J’en conviens, si la notion de races humaines biologiquement définies reste entièrement contestable, il existe effectivement une diversité entre les hommes. Celle-ci peut même d’ailleurs être observée par une étude fine de l’ADN. Il est ainsi hors de question de nier les différences tant culturelles que physiques (si vous lisez bien, ce n’est pas mon propos dans l’article). Alors, quant à définir un périmètre biologique à d’éventuelles races, vous avez raison, cela ne peut se faire que par des définitions qui comporteront toujours une part arbitraire.

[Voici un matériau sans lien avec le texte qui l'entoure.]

## Vectorize wire2 split scan/emit with AVX-512 and speed up alphabet ranking

Replaces the split-mode host packing path with AVX-512 VBMI2 routines: a scan that stores codes, nibble and 5-bit values plus escapes into a new VScan buffer, then vectorized nibble/five-bit packing and a 6-bit code emitter. It also adds an optional merge variant that packs on the fly, a histogram-plus-SIMD ranking in place of partial_sort for alphabet choice, and software prefetch of upcoming source and destination. The intent is to cut host-side CPU cost of wire compression before device upload. It adds complexity and scratch memory, and ordering ties in the rank path could differ from partial_sort.

```diff
diff --git a/trivy_amd/csrc/capi.cpp b/trivy_amd/csrc/capi.cpp
--- a/trivy_amd/csrc/capi.cpp
+++ b/trivy_amd/csrc/capi.cpp
@@ -1045,12 +1045,15 @@
   TSG_API_TRY
   if ((!src && n) || !table || !alpha || !packed_len || (!packed && packed_cap)) return fail(TSG_ERR_INVALID, "NULL argument");
   if (path < 0 || path > 3 || n > kWireMaxStrip) return fail(TSG_ERR_INVALID, "path or length out of range");
-  std::vector<uint8_t> buf(wire2_bound(n));
+  constexpr size_t kGuard = 64;
+  std::vector<uint8_t> buf(wire2_bound(n) + kGuard, 0xA5);
   std::vector<uint32_t> tab(wire_blocks(n) + 1);
   std::vector<uint8_t> al(wire2_alpha_bytes(n) + 1);
   Wire2Stats st;
   const size_t pl = wire_pack2(src, n, buf.data(), tab.data(), al.data(), path, &st, split);
   *packed_len = pl;
+  for (size_t i = 0; i < kGuard; ++i)
+    if (buf[wire2_bound(n) + i] != 0xA5) return fail(TSG_ERR_INTERNAL, "wire_pack2 wrote past wire2_bound(n)");
   if (path_used) *path_used = wire2_path(path);
   if (counts) { counts[0] = st.blocks6; counts[1] = st.blocks7; counts[2] = st.blocks_raw; counts[3] = st.escaped; }
   if (counts && split) counts[4] = st.blocks_split;
diff --git a/trivy_amd/csrc/wirepack.cpp b/trivy_amd/csrc/wirepack.cpp
--- a/trivy_amd/csrc/wirepack.cpp
+++ b/trivy_amd/csrc/wirepack.cpp
@@ -2,6 +2,7 @@
 
 #include <algorithm>
 #include <cstring>
+#include <functional>
 #include <memory>
 
 #if defined(__x86_64__)
@@ -137,24 +138,71 @@
 namespace {
 
 constexpr uint32_t kAbort = ~0u;
+#ifndef TSG_WIRE_PREFETCH
+#define TSG_WIRE_PREFETCH 1
+#endif
+constexpr bool kWirePrefetch = TSG_WIRE_PREFETCH != 0;
 
 struct Alphabet {
   uint8_t code[256];
   alignas(64) uint8_t inv[128];
 };
 
-void choose_alphabet(const uint8_t* p, size_t len, uint8_t* vals, Alphabet* a) {
-  uint32_t key[128];
-  for (uint32_t v = 0; v < 128; ++v) key[v] = 127 - v;
-  for (size_t i = 0; i < len; i += kWire2Sample)
-    if (p[i] < 0x80) key[p[i]] += 256;
-  std::partial_sort(key, key + kWire2Escape, key + 128, [](uint32_t x, uint32_t y) { return x > y; });
-  std::memset(a->code, kWire2Escape, sizeof a->code);
+#if defined(__x86_64__)
+__attribute__((target("avx512f,avx512bw,avx512vl"))) void rank_keys_avx512(const uint32_t* key, uint8_t* rank) {
+  __m512i K[8], R[8];
+  for (int j = 0; j < 8; ++j) {
+    K[j] = _mm512_load_si512(key + 16 * j);
+    R[j] = _mm512_setzero_si512();
+  }
+  const __m512i one = _mm512_set1_epi32(1);
+  for (int v = 0; v < 128; ++v) {
+    const __m512i b = _mm512_set1_epi32(static_cast<int>(key[v]));
+    for (int j = 0; j < 8; ++j) R[j] = _mm512_mask_add_epi32(R[j], _mm512_cmpgt_epu32_mask(b, K[j]), R[j], one);
+  }
+  for (int j = 0; j < 8; ++j) _mm_store_si128(reinterpret_cast<__m128i*>(rank + 16 * j), _mm512_cvtepi32_epi8(R[j]));
+}
+#endif
+
+void choose_alphabet(const uint8_t* p, size_t len, uint8_t* vals, Alphabet* a, bool want_code) {
+  uint16_t hist[4][128];
+  std::memset(hist, 0, sizeof hist);
+  const size_t ns = (len + kWire2Sample - 1) / kWire2Sample;
+  size_t s = 0;
+  for (; s + 4 <= ns; s += 4) {
+    const uint8_t b0 = p[kWire2Sample * s], b1 = p[kWire2Sample * (s + 1)];
+    const uint8_t b2 = p[kWire2Sample * (s + 2)], b3 = p[kWire2Sample * (s + 3)];
+    hist[0][b0 & 127] += static_cast<uint16_t>((b0 >> 7) ^ 1);
+    hist[1][b1 & 127] += static_cast<uint16_t>((b1 >> 7) ^ 1);
+    hist[2][b2 & 127] += static_cast<uint16_t>((b2 >> 7) ^ 1);
+    hist[3][b3 & 127] += static_cast<uint16_t>((b3 >> 7) ^ 1);
+  }
+  for (; s < ns; ++s) hist[0][p[kWire2Sample * s] & 127] += static_cast<uint16_t>((p[kWire2Sample * s] >> 7) ^ 1);
+  alignas(64) uint32_t key[128];
+  for (uint32_t v = 0; v < 128; ++v)
+    key[v] = static_cast<uint32_t>(hist[0][v] + hist[1][v] + hist[2][v] + hist[3][v]) << 8 | (127 - v);
+  if (want_code) std::memset(a->code, kWire2Escape, sizeof a->code);
   std::memset(a->inv, 0, sizeof a->inv);
+#if defined(__x86_64__)
+  if (wire_have_vbmi()) {
+    alignas(64) uint8_t rank[128], order[128];
+    rank_keys_avx512(key, rank);
+    for (uint32_t v = 0; v < 128; ++v) {
+      const uint32_t c = rank[v];
+      order[c] = static_cast<uint8_t>(v);
+      a->inv[v] = static_cast<uint8_t>(c < kWire2Escape ? kWire2Escape - c : 0);
+      if (want_code) a->code[v] = static_cast<uint8_t>(c < kWire2Escape ? c : kWire2Escape);
+    }
+    std::memcpy(vals, order, kWire2Escape);
+    vals[kWire2Escape] = 0;
+    return;
+  }
+#endif
+  std::partial_sort(key, key + kWire2Escape, key + 128, std::greater<uint32_t>());
   for (uint32_t c = 0; c < kWire2Escape; ++c) {
     const uint8_t v = static_cast<uint8_t>(127 - (key[c] & 0xFF));
     vals[c] = v;
-    a->code[v] = static_cast<uint8_t>(c);
+    if (want_code) a->code[v] = static_cast<uint8_t>(c);
     a->inv[v] = static_cast<uint8_t>(kWire2Escape - c);
   }
   vals[kWire2Escape] = 0;
@@ -369,36 +417,177 @@
   split_scan_codes(src, code, 0, len, s, 0, 0, 0, 0);
 }
 
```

Je pense donc qu’il faut écarter l’aspect biologique ou génétique si l’on veut traiter du racisme. Il n’apportera rien de constructif au débat.
Un principe moral ne peut dès lors pas reposer sur une démonstration scientifique. La science décrit des faits, elle ne peut nous guider quant à la signification que nous leur donnerons. L’égalité des droits ne se trouvera alors pas dans la biologie. Il s’agit d’une décision politique et éthique qui pose que, si les différences existent bien entre nous, elles n’altèrent pas la dignité que chacun possède également.
C’est précisément le thème de mon article. Il faut dépasser les logiques de scission en affirmant une humanité commune. Le sujet n’est pas de savoir si nous sommes ou non semblables. La question est de définir le cadre dans lequel nous souhaiterions vivre en construisant le monde ad hoc.
Cordialement.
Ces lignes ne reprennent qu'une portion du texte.